The other expansion project on the docket for this year was the concourse space, which may continue. Currently, the airport has two concourses, marked A and B. An additional gate was expected to be added to concourse A, which would allow for eight gates, as well as widening the 66-foot concourse to up to 120 feet and lengthening it by 510 feet to a total of more than 900 feet.
The new recommendations by the Centers for Disease Control and Prevention (CDC), which include social distancing, are now causing Richardson and his team to go back to the drawing board and make a slew of unexpected changes due to the virus.
“(From) December up until we got hit with COVID-19, we were seeing passenger screening lines for the TSA going back to the entire Grand Hall area with queues that zig-zag the passengers back and forth until they get to the checkpoint,” he said. “Sometimes those lines would go down the ramp and go into the baggage claim area. What we are having to face now is if we have to continue with social distancing and keep six feet apart from everybody, you could see that it wouldn’t take long for us to have lines like that again. Although there would not be as many people in lines, they would take up a lot of real estate because they would need that much space. We are running models right now to try to figure out what that would look like. Even if we get to 30% of where we were last year, we’ll start to put pressure on the facility, in terms of space, just because we have to use it in a different way. The terminal was never designed to have every person to be six feet apart from another person.”
Not only is Richardson concerned about the possible length of the TSA lines, he also is thinking about the social distancing requirements at the ticket counters, baggage areas, gate seating, restaurants, bars and retail shops.

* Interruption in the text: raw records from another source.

# danieleschmidt/AV-Separation-Transformer

Hardware: NVIDIA B200
Metric: separated utterance-sec/sec (higher is better)
Workload: dtype bf16

## Files before the change

av-separation-transformer_b200/csrc/avsep_api.cu:

```cuda
#include "../../include/avsep.h"
#include "kernels.h"

#include <cuda_runtime.h>
#include <math.h>
#include <stdio.h>
#include <stdlib.h>
#include <string.h>

#include <functional>
#include <map>
#include <string>
#include <vector>

using namespace avsep;

namespace {

std::string g_create_error;

__global__ void op_to_f32_kernel(const __nv_bfloat16* in, float* out, size_t n) {
  size_t i = blockIdx.x * static_cast<size_t>(blockDim.x) + threadIdx.x;
  if (i < n) out[i] = __bfloat162float(in[i]);
}

__global__ void interp_rows_kernel(const float* __restrict__ x, float* __restrict__ out, int N, int T, int d,
                                   float scale) {
  const int t = blockIdx.x, b = blockIdx.y;
  const float sp = fmaxf(scale * (static_cast<float>(t) + 0.5f) - 0.5f, 0.0f);
  int i0 = static_cast<int>(sp);
  if (i0 > N - 1) i0 = N - 1;
  const int i1 = min(i0 + 1, N - 1);
  const float w1 = sp - static_cast<float>(i0), w0 = 1.0f - w1;
  const float* r0 = x + (static_cast<size_t>(b) * N + i0) * d;
  const float* r1 = x + (static_cast<size_t>(b) * N + i1) * d;
  float* o = out + (static_cast<size_t>(b) * T + t) * d;
  for (int c = threadIdx.x; c < d; c += blockDim.x) o[c] = w0 * r0[c] + w1 * r1[c];
}

__global__ void spin_kernel(unsigned long long ns) {
  unsigned long long t0, t;
  asm volatile("mov.u64 %0, %globaltimer;" : "=l"(t0));
  do {
    asm volatile("mov.u64 %0, %globaltimer;" : "=l"(t));
  } while (t - t0 < ns);
}

struct GraphKey {
  int B, T, N, Hh, Ww;
  const void *mixed, *frames, *sep, *masks, *ws;
  const int *lens, *frame_lens;
  bool operator==(const GraphKey& o) const {
    return B == o.B && T == o.T && N == o.N && Hh == o.Hh && Ww == o.Ww && mixed == o.mixed && frames == o.frames &&
           sep == o.sep && masks == o.masks && ws == o.ws && lens == o.lens && frame_lens == o.frame_lens;
  }
};
struct GraphEntry {
  GraphKey key;
  cudaGraphExec_t exec = nullptr;
  int64_t launches = 0;
  uint64_t last_use = 0;
};

struct HostTensor {
  std::vector<float> data;
  std::vector<int64_t> shape;
};

struct LayerW {
  const void *w_in, *wo, *w1, *w2;
  const float *b_in, *bo, *b1, *b2, *n1g, *n1b, *n2g, *n2b;
};

struct Workspace {
  int B = 0, T = 0, N = 0, Hh = 0, Ww = 0;
  const int *lens = nullptr, *frame_lens = nullptr;
  size_t bytes = 0;
  void *xp, *h1, *a_op, *qkv_a, *attn_a, *ffn_a;
  float *x_a, *y_a;
  void *pooled, *v_op, *qkv_v, *attn_v, *ffn_v;
  float *x_v, *y_v, *kvn;
  void* kvb;
};

}

struct avsep_handle {
  avsep_config cfg{};
  int Fp = 0;
  int num_sms = 148;
  std::string err;
  std::map<std::string, HostTensor> host_w;
  bool finalized = false;
  bool use_graph = true;
  int attn_tc = 1;
  bool two_stream = true;
  cudaStream_t aux_stream = nullptr;
  cudaEvent_t ev_fork = nullptr, ev_join = nullptr;
  std::vector<GraphEntry> graphs;
  uint64_t graph_clock = 0;
  cudaStream_t cap_stream = nullptr;
  int profile_spin_us = 3000;
  uint8_t* d_weights = nullptr;
  size_t weight_bytes = 0;
  const void *wc1 = nullptr, *wc2 = nullptr, *wproj = nullptr, *wkv_all = nullptr, *wdec0 = nullptr, *wdec3 = nullptr;
  const float *bc1 = nullptr, *bc2 = nullptr, *bproj = nullptr, *bkv_all = nullptr, *bdec0 = nullptr, *bdec3 = nullptr;
  const float *pe_a = nullptr, *pe_v = nullptr, *fng = nullptr, *fnb = nullptr;
  CnnWeights cnn{};
  const uint8_t *cnn_w2_slabs = nullptr, *cnn_w3_rows = nullptr;
  std::vector<LayerW> enc_a, enc_v, fus;
  const uint8_t *xs_a = nullptr, *xs_v = nullptr, *xs_f = nullptr;
  bool xs_f_decoder = false;
  const uint8_t *xs_a_np = nullptr, *xs_v_np = nullptr;
  bool xs_v_kvp = false;
  void* own_ws = nullptr;
  size_t own_ws_bytes = 0;
  struct HostSlot {
    float* io[4] = {nullptr, nullptr, nullptr, nullptr};
    size_t cap[4] = {0, 0, 0, 0};
    std::vector<cudaEvent_t> ev;
    cudaEvent_t ev_start = nullptr, ev_end = nullptr;
    cudaEvent_t ev_lane[3] = {nullptr, nullptr, nullptr};
  } slot[AVSEP_HOST_SLOTS];
  std::vector<void*> shared_owned, shared_mapped;
  float* synth_waves = nullptr;
  size_t synth_cap = 0;
  cudaStream_t hs[3] = {nullptr, nullptr, nullptr};
  int host_chunk = 0;
  bool pdl = true;
  int host_lanes = 0;
  void* host_ws = nullptr;
  size_t host_ws_bytes = 0;
  cudaStream_t host_comp[3] = {nullptr, nullptr, nullptr};
  bool debug = false;
  std::map<std::string, std::pair<float*, size_t>> snaps;
  int64_t launches = 0;
  bool profile = false;
  cudaStream_t prof_stream = nullptr;
  std::vector<cudaEvent_t> ev_pool;
  size_t ev_used = 0;
  std::vector<std::pair<const char*, size_t>> ev_marks;
  std::map<std::string, std::pair<int64_t, double>> prof;
};
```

“We have to redesign or re-layout those types of facilities for the passengers,” he said. “We might be able to go on with some of our expansion projects but for a slightly different purpose. That means we need to do as much as we can for a seamless and touchless passenger journey, which means more space.”
To make those adjustments, the airport is taking advantage of the CARES ACT. Based on a complex formula, Richardson said the airport is eligible for $16.22 million.
“We have made our first request — because you have to re-request — for reimbursement by demonstrating the cost to the Federal Aviation Administration (FAA) and they will turn around and reimburse us for those costs,” he said. “We submitted our request the (last week of May) for just over $5 million and we expect over the next few months we will continue to make a request to essentially get reimbursed that full $16.22 million, which will cover payroll and operating expenses that include increase costs for signage and for putting up plastic barriers around the terminal to help protect the guests, as well as the agents that are helping them. It is also for deep cleaning, disinfecting and sanitizing checkpoints.
“At the low point of the traffic depression, we were losing about $5 million per month, so that $16.22 million will buy us two- or three-months’ worth of expenses. Hopefully, business will start picking up so that we are not losing as much money and probably later this year can get 60% of our traffic from a year ago and start breaking even again. That is sort of our goal for right now.”